Reklamları Kapat!

İşkence ve Psikolojik Travmalar: İnsanın Kırılganlığı | HD |

0
Filmleri izledikden sonra yorum yapmayı unutmayın.Sizin yorumlarınız bizim için çok önemlidir.

İşkence yöntemleri, antik çağlardan itibaren varoluşunu sürdürmektedir. İlk kullanıldığı dönemlerde, işkence yöntemleri sadece cezalandırma amaçlı olarak kullanılıyordu. Ancak zaman içerisinde işkence, işkence edilen bireyin itiraf etmesini sağlamak amacıyla da kullanılmaya başlandı.

Ortaçağ döneminde ise, işkence yöntemleri en yaygın ve en acımasız şekilde uygulandı. Özellikle kilise, bu dönemde işkence yöntemleri ile adeta bir ölüm cezası uyguluyordu.

İşkencenin yasal olarak yasaklanması ise, yeni çağ ile birlikte başladı. Özellikle aydınlanma dönemi sonrasında insan haklarına daha çok önem verilmeye başlandı ve işkence, uluslararası anlaşmalar doğrultusunda yasaklandı.

İşkencenin Tarihsel Kökenleri

İşkence, insanlık tarihinin en eski yöntemlerinden biridir. Antik dönemlerden günümüze kadar kullanılmıştır ve farklı amaçlarla uygulanmıştır. İlk işkence yöntemleri savaşlarda esir alınan düşman askerlerine karşı kullanılmıştır. Daha sonra, din veya siyasi amaçlarla sivillere de işkence yapılmaya başlanmıştır.

Bireysel sebepler ise genellikle özelleşmiş su veya mal meselelerinin çözümü için kullanılır.
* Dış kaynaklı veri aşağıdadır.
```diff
diff --git a/fpsg_amd/winograd.py b/fpsg_amd/winograd.py
--- a/fpsg_amd/winograd.py
+++ b/fpsg_amd/winograd.py
@@ -560,6 +560,18 @@
     return os.environ.get("FPSG_STEM_FOLD", "1") != "0"
 
 
+def stem_act_once_enabled() -> bool:
+    return os.environ.get("FPSG_STEM_ACT_ONCE", "1") != "0"
+
+
+def _stem_activation(x, w1, chan, b1):
+    N, _, H, W = x.shape
+    a1 = torch.empty((N, 64, H, W), dtype=torch.float32, device=x.device)
+    _call("fpsg_conv_first_fwd_act", _hip.ptr(x), _hip.ptr(w1), _hip.ptr(chan), _hip.ptr(b1) if b1 is not None else None,
+          N, H, W, _hip.ptr(a1), _hip.stream_of(x))
+    return a1
+
+
 class _StemConvBNReluConv(torch.autograd.Function):
 
     @staticmethod
@@ -581,10 +593,18 @@
                   float(momentum), N, C, H * W, 1, float(eps), _hip.ptr(chan), None, None, None, _hip.ptr(parts1),
                   parts1.shape[1], _hip.stream_of(y1))
             if _can_fuse(m, C, K, N * H * W, H, W):
-                if want_parts:
-                    out, out_parts = _fused_stats(y1, chan, b1, _filter(m, w2c, False), stats_bias)
-                else:
-                    out = _fused_act(y1, chan, b1, _filter(m, w2c, False))
+                U = _filter(m, w2c, False)
+                if stem_act_once_enabled():
+                    a1 = _stem_activation(x.contiguous(), w1.contiguous(), chan, b1)
+                    if want_parts:
+                        out, out_parts = _fused_stats(a1, None, None, U, stats_bias)
+                    else:
+                        out = _fused(a1, U)
+                    del a1
+                elif want_parts:
+                    out, out_parts = _fused_stats(y1, chan, b1, U, stats_bias)
+                else:
+                    out = _fused_act(y1, chan, b1, U)
                 V = None
             else:
                 V = _input_act(m, y1, chan, b1)
diff --git a/include/fpsg_hip.h b/include/fpsg_hip.h
--- a/include/fpsg_hip.h
+++ b/include/fpsg_hip.h
@@ -315,6 +315,8 @@
 int fpsg_conv_first_parts(int N, int H, int W);
 int fpsg_conv_first_fwd(const float* x, const float* w, int N, int C, int K, int H, int W, float* y, const float* bias,
                         float* parts, fpsg_stream_t stream);
+int fpsg_conv_first_fwd_act(const float* x, const float* w, const float* chan, const float* pre_bias, int N, int H,
+                            int W, float* a, fpsg_stream_t stream);
 
 int fpsg_adam_step(float* param, const float* grad, float* exp_avg, float* exp_avg_sq, size_t n, float lr,
                    float beta1, float beta2, float eps, int step, float grad_scale, fpsg_stream_t stream);
```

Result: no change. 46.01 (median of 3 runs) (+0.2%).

Toplumsal sebepler ise halkın baskıya maruz bırakılması, itaatsizliğin cezalandırılması ve herhangi bir kişi, grupta belirlenen ancak temel olarak kişisel görüşler nedeniyle hedef alınmasıdır.

Buna rağmen, işkence yalnızca cezalandırma veya bilgi edinme amacıyla kullanılmaz. Aynı zamanda, işkence insanların söz konusu devlet veya yönetim biçimine karşı daha itaatkar olmasını sağlamak için de kullanılır.
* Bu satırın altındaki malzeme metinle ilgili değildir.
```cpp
int btc_apply_split(const float* src, const void* Ws_, const float* bias_, const int32_t* nbr, const int32_t* order, int n_rows, int K, int Cred,
                    int Cres, float* dst_, hipStream_t stream, int mirror, const BnFuse* bn_) {
  if (n_rows <= 0) return BTC_OK;
  const float* bias = bias_;
  float* dst = dst_;
  BTC_CHECK_ARG(btc_conv_split_supported(K, Cred, Cres), "conv_apply_s: needs K <= 64, Cred %% 32 == 0, Cres %% 64 == 0 (K=%d, %d -> %d)", K, Cred, Cres);
  const BnFuse bn = bn_ ? *bn_ : btc_bn_fuse_none();
  const unsigned short* Ws = (const unsigned short*)Ws_;
  const int flags = apply_flags(mirror) | (btc_tune_get(BTC_TUNE_APPLY_DEBUG) << APPLY_DEBUG_SHIFT);
  const int t_nt = btc_tune_get(BTC_TUNE_APPLY_NT);
  size_t scratch_bytes = 0;
  float* scratch = (float*)btc_scratch(stream, &scratch_bytes);
  const int t_z = btc_tune_get(BTC_TUNE_SPLIT_Z);
  const bool few = n_rows < 10000;
  if (scratch_bytes > BTC_SCRATCH_HEAD) {
    scratch = (float*)((char*)scratch + BTC_SCRATCH_HEAD);
    scratch_bytes -= BTC_SCRATCH_HEAD;
  } else {
    scratch = nullptr;
    scratch_bytes = 0;
  }
  const bool can_z = few && t_z != 1 && scratch_bytes >= (size_t)2 * n_rows * Cres * sizeof(float);
  int shape = (Cres % 128 == 0) ? ((!few || can_z || Cres >= 256) ? 424 : 222) : ((!few || can_z) ? 422 : 222);
  if (Cres % 64 != 0) shape = n_rows >= 100000 ? 412 : 812;
  if ((Cres % 128 != 0 && n_rows >= 5000 && n_rows < 22000) || (K <= 4 && n_rows < 22000)) shape = 412;
  if (Cres % 64 != 0 && Cred == 32 && K >= 8 && n_rows >= 5000 && btc_tune_get(BTC_TUNE_SPLIT_PAIR) != 1 && btc_tune_get(BTC_TUNE_APPLY_KC) != 32) shape = 412;
  if ((t_nt == 812 || t_nt == 412) && Cres % 32 == 0) shape = t_nt;
  if ((t_nt == 224 || t_nt == 424) && Cres % 128 == 0) shape = t_nt;
  if ((t_nt == 222 || t_nt == 422 || t_nt == 414 || t_nt == 814) && Cres % 64 == 0) shape = t_nt;
  if ((t_nt == 418 || t_nt == 818) && Cres % 128 == 0) shape = t_nt;
  const int t_kc = btc_tune_get(BTC_TUNE_APPLY_KC), t_st = btc_tune_get(BTC_TUNE_APPLY_STAGES);
  int kc = (Cred % 64 == 0 && (shape % 10 == 4 || n_rows < 22000) && shape % 100 != 12) ? 64 : 32;
  if (t_kc == 32 || (t_kc == 64 && Cred % 64 == 0)) kc = t_kc;
  if (shape % 100 == 12) kc = (Cred % 64 == 0 && t_kc != 32) ? 64 : 32;
  if (shape == 818) kc = 32;
  const int t_pair = btc_tune_get(BTC_TUNE_SPLIT_PAIR);
  const bool pair = Cred == 32 && t_pair != 1 && t_kc != 32 && (shape == 412 || shape == 812 || shape == 422) && (t_pair == 2 || btc_split_pair_wanted(K, n_rows, shape));
  if (pair) kc = 64;
  int stages = t_st ? t_st : 3;
  if (kc == 64) stages = (t_st == 3 && shape == 422) ? 3 : 2;
  const int items = K * (Cred / kc);
  int Z = 1;
  if (can_z && shape % 100 != 12 && items >= 12) {
    Z = t_z > 1 ? t_z : ((Cres % 128 == 0 || n_rows < 4000) ? 4 : 2);
    if (Z > items / 6) Z = items / 6;
    while (Z > 1 && (size_t)Z * n_rows * Cres * sizeof(float) > scratch_bytes) --Z;
    if (Z > 1) dst = scratch;
  }
  const BnFuse bn_kernel = Z > 1 ? btc_bn_fuse_none() : bn;
  if (Z > 1) bias = nullptr;
#define S_ARGS src, Ws, bias, nbr, order, n_rows, K, Cred, Cres, dst, flags, stream, bn_kernel, Z
  int rc = BTC_EINVAL;
  const int t_lw = btc_tune_get(BTC_TUNE_SPLIT_LOADERS);
  int lw = t_lw == 2 ? 2 : (t_lw == 4 ? 4 : (t_lw == 1 ? 0 : (kc == 64 ? 4 : (shape == 412 ? 2 : 0))));
  {
    const int tm = (shape / 100) * 16, tn = 16 * ((shape / 10) % 10) * (shape % 10);
    if (lw == 4 && ((tm * kc / 256) % 4 != 0 || (3 * tn * kc / 512) % 4 != 0)) lw = 2;
  }
#define S_CASE(code, WR_, WC_, NTW_, KC_, ST_)                                                                          \
  case code:                                                                                                           \
    if constexpr ((16 * WR_ * KC_ / 256) % 4 == 0 && (3 * 16 * NTW_ * WC_ * KC_ / 512) % 4 == 0) {                       \
      if (lw == 4) { rc = launch_s<WR_, WC_, NTW_, KC_, ST_, 4>(S_ARGS); break; }                                       \
    }                                                                                                                  \
    rc = lw ? launch_s<WR_, WC_, NTW_, KC_, ST_, 2>(S_ARGS) : launch_s<WR_, WC_, NTW_, KC_, ST_, 0>(S_ARGS);            \
    break
#define S_PAIR(code, WR_, WC_, NTW_)                                                                                     \
  case code:                                                                                                           \
    rc = lw == 4 ? launch_s<WR_, WC_, NTW_, 64, 2, 4, true>(S_ARGS)                                                      \
                 : (lw ? launch_s<WR_, WC_, NTW_, 64, 2, 2, true>(S_ARGS) : launch_s<WR_, WC_, NTW_, 64, 2, 0, true>(S_ARGS)); \
    break
  if (pair) {
    switch (shape) {
      S_PAIR(412, 4, 1, 2);
      S_PAIR(812, 8, 1, 2);
      S_PAIR(422, 4, 2, 2);
    }
#undef S_PAIR
    return rc;
  }
  switch (shape * 10 + stages + (kc == 64 ? 5 : 0)) {
    S_CASE(4243, 4, 2, 4, 32, 3);
    S_CASE(4244, 4, 2, 4, 32, 4);
    S_CASE(4247, 4, 2, 4, 64, 2);
    S_CASE(2243, 2, 2, 4, 32, 3);
    S_CASE(2247, 2, 2, 4, 64, 2);
    S_CASE(2227, 2, 2, 2, 64, 2);
    S_CASE(4228, 4, 2, 2, 64, 3);
    S_CASE(2244, 2, 2, 4, 32, 4);
    S_CASE(4223, 4, 2, 2, 32, 3);
    S_CASE(4224, 4, 2, 2, 32, 4);
    S_CASE(4227, 4, 2, 2, 64, 2);
    S_CASE(4127, 4, 1, 2, 64, 2);
    S_CASE(8127, 8, 1, 2, 64, 2);
    S_CASE(4123, 4, 1, 2, 32, 3);
    S_CASE(4124, 4, 1, 2, 32, 4);
    S_CASE(8123, 8, 1, 2, 32, 3);
    S_CASE(8124, 8, 1, 2, 32, 4);
    S_CASE(4147, 4, 1, 4, 64, 2);
    S_CASE(4143, 4, 1, 4, 32, 3);
    S_CASE(8147, 8, 1, 4, 64, 2);
    S_CASE(8143, 8, 1, 4, 32, 3);
    S_CASE(4187, 4, 1, 8, 64, 2);
    S_CASE(4183, 4, 1, 8, 32, 3);
    case 8183: rc = launch_s<8, 1, 8, 32, 3, 0>(S_ARGS); break;
    S_CASE(2223, 2, 2, 2, 32, 3);
    S_CASE(2224, 2, 2, 2, 32, 4);
    default:
      btc_set_error("conv_apply_s: no instance for shape %d, %d stages, kc %d", shape, stages, kc);
      return BTC_EINVAL;
  }
#undef S_CASE
#undef S_ARGS
  if (rc != BTC_OK || Z == 1) return rc;
  split_reduce<<<dim3(btc_cdiv(n_rows, 64), Cres / 64), 256, 0, stream>>>(dst, Z, bias_, n_rows, Cres, dst_, bn);
  BTC_LAUNCH_CHECK();
  return BTC_OK;
}

extern "C" int btc_weights_split3(const float* W, int K, int Cin, int Cout, void* w_split, void* wt_split, void* stream) {
  BTC_CHECK_ARG(K >= 1 && Cin >= 1 && Cout >= 1, "btc_weights_split3: bad sizes");
  return btc_weights_split3_multi(&W, &w_split, &wt_split, &K, &Cin, &Cout, 1, stream);
}
```

btcdet_amd/csrc/conv_tile.h:

```cpp
#pragma once
#include <type_traits>

#include "btc_common.h"
#include "bn_fuse.h"

typedef __bf16 bf16x8 __attribute__((ext_vector_type(8)));

constexpr int APPLY_XCD = 1;
constexpr int APPLY_MIRROR = 2;
constexpr int APPLY_STAGES_SHIFT = 4;
constexpr int APPLY_DEBUG_SHIFT = 8;
inline int apply_flags(int mirror) { return (btc_tune_get(BTC_TUNE_APPLY_XCD) == 2 ? APPLY_XCD : 0) | (mirror ? APPLY_MIRROR : 0); }

inline size_t apply_tail_bytes(int tm, int K) { return (size_t)(tm * K + K + 1 + tm) * sizeof(int32_t); }
#define APPLY_TAIL(base, TM_, K_)              \
  int32_t* s_nbr = (int32_t*)(base);           \
  int32_t* s_kact = s_nbr + (TM_) * (K_);      \
  int32_t* s_nact = s_kact + (K_);             \
  int32_t* s_row = s_nact + 1

struct ApplyTile {
  int bx, row0, n_act;
  unsigned long long wave_act;
};

template <int TM, int THREADS>
__device__ __forceinline__ ApplyTile apply_tile_prologue(int32_t* s_nbr, int32_t* s_kact, int32_t* s_nact, int32_t* s_row, const int32_t* __restrict__ nbr,
                                                         const int32_t* __restrict__ order, int n_rows, int K, int flags, int wr) {
  const int tid = threadIdx.x, lane = tid & 63, wave = tid >> 6;
  const int mirror = (flags & APPLY_MIRROR) ? 1 : 0;
  int bx = blockIdx.x;
  if (flags & APPLY_XCD) {
    const int nb = gridDim.x, per = nb >> 3, main = per << 3;
    if (bx < main) bx = (bx & 7) * per + (bx >> 3);
  }
  const int row0 = bx * TM;
  for (int e = tid; e < K; e += THREADS) s_kact[e] = 0;
  for (int e = tid; e < TM; e += THREADS) s_row[e] = (row0 + e < n_rows) ? (order ? order[row0 + e] : row0 + e) : -1;
  __syncthreads();
  for (int e = tid; e < TM * K; e += THREADS) {
    const int rloc = e / K, kk = e - rloc * K;
    const int gr = s_row[rloc];
    const int v = gr >= 0 ? nbr[(long long)gr * K + (mirror ? K - 1 - kk : kk)] : -1;
    s_nbr[e] = v;
    if (v >= 0) s_kact[kk] = 1;
  }
  __syncthreads();
  unsigned long long wave_act;
  {
    bool any = false;
    if (lane < K)
      for (int r = 0; r < 16; ++r) any |= s_nbr[(wr * 16 + r) * K + lane] >= 0;
    wave_act = __ballot(any);
  }
  const int kflag = (lane < K) ? s_kact[lane] : 0;
  __syncthreads();
  if (wave == 0) {
    const unsigned long long m = __ballot(kflag != 0);
    if (kflag) s_kact[__popcll(m & ((1ull << lane) - 1ull))] = lane;
    if (lane == 0) *s_nact = __popcll(m);
  }
  __syncthreads();
  return {bx, row0, *s_nact, wave_act};
}

template <int NTW, bool COLS = false, typename OUT>
__device__ __forceinline__ void apply_tile_epilogue(const f32x4 (&sum)[NTW], const int (&rows)[4], int col0, const float* __restrict__ bias, int Cres,
                                                    OUT* __restrict__ out, const BnFuse& bn, bool ev, float (&vals)[NTW][4], bool (&valid)[4]) {
#pragma unroll
  for (int r = 0; r < 4; ++r) valid[r] = rows[r] >= 0;
#pragma unroll
  for (int nt = 0; nt < NTW; ++nt) {
    const int col = col0 + nt * 16 + (threadIdx.x & 15);
    const float bv0 = (bias && (!COLS || col < Cres)) ? bias[col] : 0.f;
    BnEvalCol ec = {0.f, 0.f, 1.f, 0.f};
    if (ev) ec = bn_eval_col(bn, col);
#pragma unroll
    for (int r = 0; r < 4; ++r) {
      float v = bias ? (sum[nt][r] + bv0) : sum[nt][r];
      if (sizeof(OUT) == 2) {
        unsigned short h = btc_f32_to_bf16(v);
        if (ev) h = btc_f32_to_bf16(bn_affine(btc_bf16_to_f32(h), ec.m, ec.rs, ec.g, ec.b, bn.ev_relu));
        if (rows[r] >= 0) ((unsigned short*)out)[(size_t)rows[r] * Cres + col] = h;
        v = btc_bf16_to_f32(h);
      } else {
        if (ev) v = bn_affine(v, ec.m, ec.rs, ec.g, ec.b, bn.ev_relu);
        if ((!COLS || col < Cres) && rows[r] >= 0) ((float*)out)[(size_t)rows[r] * Cres + col] = v;
      }
      vals[nt][r] = v;
    }
  }
}
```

Uluslararası anlaşmalar işkenceyi yasaklamaya çalışsa da, işkence hala bazı ülkelerde sıkça kullanılmaktadır. İşkenceye maruz kalan insanların hayatı ciddi şekilde etkilenmektedir ve işkence mağdurlarının çoğu hayatları boyunca psikolojik ve fiziksel sorunlarla karşı karşıya kalmaktadır.

Psikolojik Etkileri ve Travma Sonrası Stres Bozukluğu (TSSB)
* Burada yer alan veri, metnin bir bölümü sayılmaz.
+constexpr int BWLD = 65;
+template <int SPLIT>
+__device__ __forceinline__ void bf_prep_block(const BfPrepEntry& e, int block, float* tile) {
+  const int tap = block % 9, tn = block / 9, ntn = e.Npad >> 6;
+  if (tn >= ntn) return;
+  const int t = threadIdx.x, n0 = tn * 64;
+  const float* w = e.w + tap * e.stap;
+  const bool al = ((reinterpret_cast<uintptr_t>(e.w) & 15) | (e.stap & 3)) == 0;
+  if (al && e.sn == 1 && (e.sk & 3) == 0) {
+#pragma unroll
+    for (int i = 0; i < 4; ++i) {
+      const int k = (t >> 4) + 16 * i, c = (t & 15) * 4, n = n0 + c;
+      const float* src = w + (int64_t)k * e.sk + n;
+      f32x4 v = {0.f, 0.f, 0.f, 0.f};
+      if (k < e.K) {
+        if (n + 3 < e.N) {
+          v = *reinterpret_cast<const f32x4*>(src);
+        } else {
+#pragma unroll
+          for (int j = 0; j < 4; ++j)
+            if (n + j < e.N) v[j] = src[j];
+        }
+      }
+#pragma unroll
+      for (int j = 0; j < 4; ++j) tile[k * BWLD + c + j] = v[j];
+    }
+  } else if (al && e.sk == 1 && (e.sn & 3) == 0) {
+#pragma unroll
+    for (int i = 0; i < 4; ++i) {
+      const int nn = (t >> 4) + 16 * i, k = (t & 15) * 4, n = n0 + nn;
+      const float* src = w + (int64_t)n * e.sn + k;
+      f32x4 v = {0.f, 0.f, 0.f, 0.f};
+      if (n < e.N) {
+        if (k + 3 < e.K) {
+          v = *reinterpret_cast<const f32x4*>(src);
+        } else {
+#pragma unroll
+          for (int j = 0; j < 4; ++j)
+            if (k + j < e.K) v[j] = src[j];
+        }
+      }
+#pragma unroll
+      for (int j = 0; j < 4; ++j) tile[(k + j) * BWLD + nn] = v[j];
+    }
+  } else {
+#pragma unroll 4
+    for (int i = 0; i < 16; ++i) {
+      const int k = t & 63, nn = (t >> 6) + 4 * i, n = n0 + nn;
+      tile[k * BWLD + nn] = (n < e.N && k < e.K) ? w[(int64_t)k * e.sk + (int64_t)n * e.sn] : 0.f;
+    }
+  }
+  __syncthreads();
+#pragma unroll
+  for (int i = 0; i < 2; ++i) {
+    const int c = t + 256 * i, lane = c & 63, nh = (c >> 6) & 1, ks = c >> 7;
+    const int k0 = ks * 16 + (lane >> 5) * 8, nn = nh * 32 + (lane & 31);
+    float r[8];
+#pragma unroll
+    for (int j = 0; j < 8; ++j) r[j] = tile[(k0 + j) * BWLD + nn];
+    store_split8<SPLIT>(e.U + ((size_t)((tap * ntn + tn) * 4 + ks) * SPLIT * 2 + nh) * 512 + lane * 8, 1024, r);
+  }
+}
+
+template <int SPLIT>
+__device__ __forceinline__ void gate_prep_block(const BfPrepEntry& e, int first, int stride) {
+  const bool kvec = e.sk == 1 && (e.sn & 3) == 0 && (reinterpret_cast<uintptr_t>(e.w) & 15) == 0;
+  const int ntile = e.N >> 5, groups = (e.K >> 4) * ntile * 64;
+  for (int g = first; g < groups; g += stride) {
+    const int lane = g & 63, nt = (g >> 6) % ntile, ks = (g >> 6) / ntile;
+    const int k0 = ks * 16 + (lane >> 5) * 8, n = nt * 32 + (lane & 31);
+    const float* src = e.w + (int64_t)k0 * e.sk + (int64_t)n * e.sn;
+    float r[8];
+    if (kvec) {
+      const f32x4 a = *reinterpret_cast<const f32x4*>(src), b = *reinterpret_cast<const f32x4*>(src + 4);
+#pragma unroll
+      for (int j = 0; j < 4; ++j) r[j] = a[j], r[4 + j] = b[j];
+    } else {
+#pragma unroll
+      for (int j = 0; j < 8; ++j) r[j] = src[(int64_t)j * e.sk];
+    }
+    store_split8<SPLIT>(e.U + ((size_t)(ks * ntile + nt) * SPLIT) * 512 + lane * 8, 512, r);
+  }
+}
+
 __global__ __launch_bounds__(256) void bf_weight_batched_kernel(const BfPrepEntry* __restrict__ entries) {
+  __shared__ float tile[64 * BWLD];
   const BfPrepEntry e = entries[blockIdx.y];
   if (e.kind == 33 || e.kind == 35) {
-    gate_prep_element(e, blockIdx.x * 256 + threadIdx.x);
+    const int first = blockIdx.x * 256 + threadIdx.x, stride = gridDim.x * 256;
+    if ((e.K & 15) || (e.N & 31)) {
+      for (int idx = first; idx < e.K * e.N; idx += stride) gate_prep_element(e, idx);
+    } else if (e.kind == 33) {
+      gate_prep_block<1>(e, first, stride);
+    } else {
+      gate_prep_block<3>(e, first, stride);
+    }
     return;
   }
-  if (e.kind != 1 && e.kind != 3) return;
-  bf_prep_element(e, blockIdx.x * 256 + threadIdx.x);
+  if (e.kind == 1) bf_prep_block<1>(e, blockIdx.x, tile);
+  else if (e.kind == 3) bf_prep_block<3>(e, blockIdx.x, tile);
 }
 
 int conv3x3_bf16_prepare_batched(const void* entries, int n, int npad, hipStream_t s) {
-  hipLaunchKernelGGL(bf_weight_batched_kernel, dim3((npad * 64 + 255) / 256, n), dim3(256), 0, s, static_cast<const BfPrepEntry*>(entries));
+  hipLaunchKernelGGL(bf_weight_batched_kernel, dim3(9 * (npad / 64), n), dim3(256), 0, s, static_cast<const BfPrepEntry*>(entries));
   LVAE_LAUNCH_CHECK("bf_weight_batched");
   return 0;
 }
diff --git a/ladder-vae-pytorch_amd/csrc/conv3x3_wino.hip b/ladder-vae-pytorch_amd/csrc/conv3x3_wino.hip
--- a/ladder-vae-pytorch_amd/csrc/conv3x3_wino.hip
+++ b/ladder-vae-pytorch_amd/csrc/conv3x3_wino.hip
@@ -90,10 +90,74 @@
 };
 static_assert(sizeof(WinoPrepEntry) == 64, "entry layout is part of the C ABI (lvae_conv2d_prepare_entry)");
 
+constexpr int WPLD = 33;
+__device__ __forceinline__ void wino_prep_split_tile(const WinoPrepEntry& e, int tile, float* u) {
+  const int NB = e.Npad >> 5;
+  if (tile >= (e.Kpad >> 4) * NB) return;
+  const int ks = tile / NB, nb = tile % NB, t = threadIdx.x;
+#pragma unroll
+  for (int i = 0; i < 2; ++i) {
+    const int it = t + 256 * i;
+    const int kk = e.sk == 1 ? (it & 15) : (it >> 5), nl = e.sk == 1 ? (it >> 4) : (it & 31);
+    const int k = ks * 16 + kk, n = nb * 32 + nl;
+    float g[3][3];
+#pragma unroll
+    for (int a = 0; a < 3; ++a)
+#pragma unroll
+      for (int b = 0; b < 3; ++b) {
+        const int tap = e.flip ? (2 - a) * 3 + (2 - b) : a * 3 + b;
+        g[a][b] = (n < e.N && k < e.K) ? e.w[tap * e.stap + (int64_t)k * e.sk + (int64_t)n * e.sn] : 0.f;
+      }
+    float tt[4][3];
+#pragma unroll
+    for (int b = 0; b < 3; ++b) {
+      tt[0][b] = g[0][b];
+      tt[1][b] = 0.5f * (g[0][b] + g[1][b] + g[2][b]);
+      tt[2][b] = 0.5f * (g[0][b] - g[1][b] + g[2][b]);
+      tt[3][b] = g[2][b];
+    }
+    float* dst = u + kk * WPLD + nl;
+#pragma unroll
+    for (int a = 0; a < 4; ++a) {
+      dst[(a * 4 + 0) * 16 * WPLD] = tt[a][0];
+      dst[(a * 4 + 1) * 16 * WPLD] = 0.5f * (tt[a][0] + tt[a][1] + tt[a][2]);
+      dst[(a * 4 + 2) * 16 * WPLD] = 0.5f * (tt[a][0] - tt[a][1] + tt[a][2]);
+      dst[(a * 4 + 3) * 16 * WPLD] = tt[a][2];
+    }
+  }
+  __syncthreads();
+  __bf16* U3 = reinterpret_cast<__bf16*>(e.U);
+#pragma unroll
+  for (int i = 0; i < 4; ++i) {
+    const int it = t + 256 * i, lane = it & 63, p = it >> 6;
+    const float* src = u + (p * 16 + (lane >> 5) * 8) * WPLD + (lane & 31);
+    float r[8];
+#pragma unroll
+    for (int j = 0; j < 8; ++j) r[j] = src[j * WPLD];
+    __bf16* dst = U3 + ((((size_t)(p * 4 + ks) * NB + nb) * 3 * 64) + lane) * 8;
+#pragma unroll
+    for (int q = 0; q < 3; ++q) {
+      bf16x8 v;
+#pragma unroll
+      for (int j = 0; j < 8; ++j) {
+        const __bf16 h = (__bf16)r[j];
+        v[j] = h;
+        r[j] -= (float)h;
+      }
+      *reinterpret_cast<bf16x8*>(dst + (size_t)q * 512) = v;
+    }
+  }
+}
+
 __global__ __launch_bounds__(256) void wino_weight_batched_kernel(const WinoPrepEntry* __restrict__ entries) {
+  __shared__ float u_lds[16 * 16 * WPLD];
   const WinoPrepEntry e = entries[blockIdx.y];
   const int idx = blockIdx.x * 256 + threadIdx.x;
   if (e.pad_ != 0 && e.pad_ != 16) return;
+  if (e.pad_ == 16 && e.Kpad == 64) {
+    wino_prep_split_tile(e, blockIdx.x, u_lds);
+    return;
+  }
   if (idx >= e.Npad * e.Kpad) return;
   const int c = idx & 3, n = (idx >> 2) % e.Npad, kq = (idx >> 2) / e.Npad;
   const int k = kq * 4 + c;
diff --git a/ladder-vae-pytorch_amd/csrc/likelihood.hip b/ladder-vae-pytorch_amd/csrc/likelihood.hip
--- a/ladder-vae-pytorch_amd/csrc/likelihood.hip
+++ b/ladder-vae-pytorch_amd/csrc/likelihood.hip
@@ -67,81 +67,87 @@
   return r;
 }
 
+constexpr int dmol_lanes(int nmix) { return nmix <= 1 ? 1 : nmix <= 2 ? 2 : nmix <= 4 ? 4 : nmix <= 8 ? 8 : nmix <= 16 ? 16 : 32; }
+
+template <int LPP>
+__device__ __forceinline__ float group_max(float v) {
+#pragma unroll
+  for (int m = 1; m < LPP; m <<= 1) v = fmaxf(v, __shfl_xor(v, m, 64));
+  return v;
+}
+template <int LPP>
+__device__ __forceinline__ float group_sum(float v) {
+#pragma unroll
+  for (int m = 1; m < LPP; m <<= 1) v += __shfl_xor(v, m, 64);
+  return v;
+}
+
 template <int NMIX, int DM_PIX>
-__global__ __launch_bounds__(DM_PIX) void dmol_ll_kernel(const float* __restrict__ l, const float* __restrict__ x,
-                                                          int64_t npix, float* __restrict__ ll_pix,
-                                                          float* __restrict__ dl) {
-  constexpr int NP = 10 * NMIX, NPS = NP + 1;
-  __shared__ float buf[DM_PIX * NPS];
+__global__ __launch_bounds__(DM_PIX * dmol_lanes(NMIX)) void dmol_ll_kernel(const float* __restrict__ l, const float* __restrict__ x,
+                                                                            int64_t npix, float* __restrict__ ll_pix,
+                                                                            float* __restrict__ dl) {
+  constexpr int NP = 10 * NMIX, LPP = dmol_lanes(NMIX), NT = DM_PIX * LPP;
+  static_assert((DM_PIX * NP) % 4 == 0, "a workgroup's block of rows starts 16-byte aligned");
+  __shared__ __attribute__((aligned(16))) float buf[DM_PIX * NP];
   const int t = threadIdx.x;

İşkence ve diğer psikolojik travmalar, bireylerde çeşitli psikolojik etkiler yaratabilir. Bu etkiler arasında, kaygı, depresyon, kötümserlik, intihar düşünceleri, uykusuzluk, konsantrasyon eksikliği, kayıp duygusu, öfke ve düşmanlık sayılabilir. Bunların bazıları Travma Sonrası Stres Bozukluğu (TSSB) semptomları arasındadır.

  • TSSB semptomları arasında insanların tekrar hatırlamak istemedikleri anıları anımsaması, anksiyete nöbetleri, kabuslar veya uyku sorunları, aşırı tepkiler, boğulur veya çarpıntı hissi, korkular, öfke veya sersemlik hissi bulunur.
  • TSSB semptomları, işkence veya diğer psikolojik travmalara maruz kalan kişilerde yaygın olarak görülür ve tedavi edilmedikleri takdirde genellikle kalıcı olabilirler.

Travma sonrası stres bozukluğu tedavisi için farklı yaklaşımlar olsa da, psikoterapi ile birlikte ilaç tedavisi de yardımcı olabilir. Bu tedaviler arasında bilişsel-davranışçı terapi, göz hareketleri ile duyarsızlaştırma ve yeniden işlemleme (EMDR), psiko-eğitim, aile terapisi ve grup terapisi sayılabilir. Tedavinin amacı, semptomları azaltmak, işkencenin yarattığı duygusal zararı azaltmak ve mağdurun sağlığına, özgürlüğüne ve insan haklarına ilişkin ihtiyaçlarını karşılamaktır.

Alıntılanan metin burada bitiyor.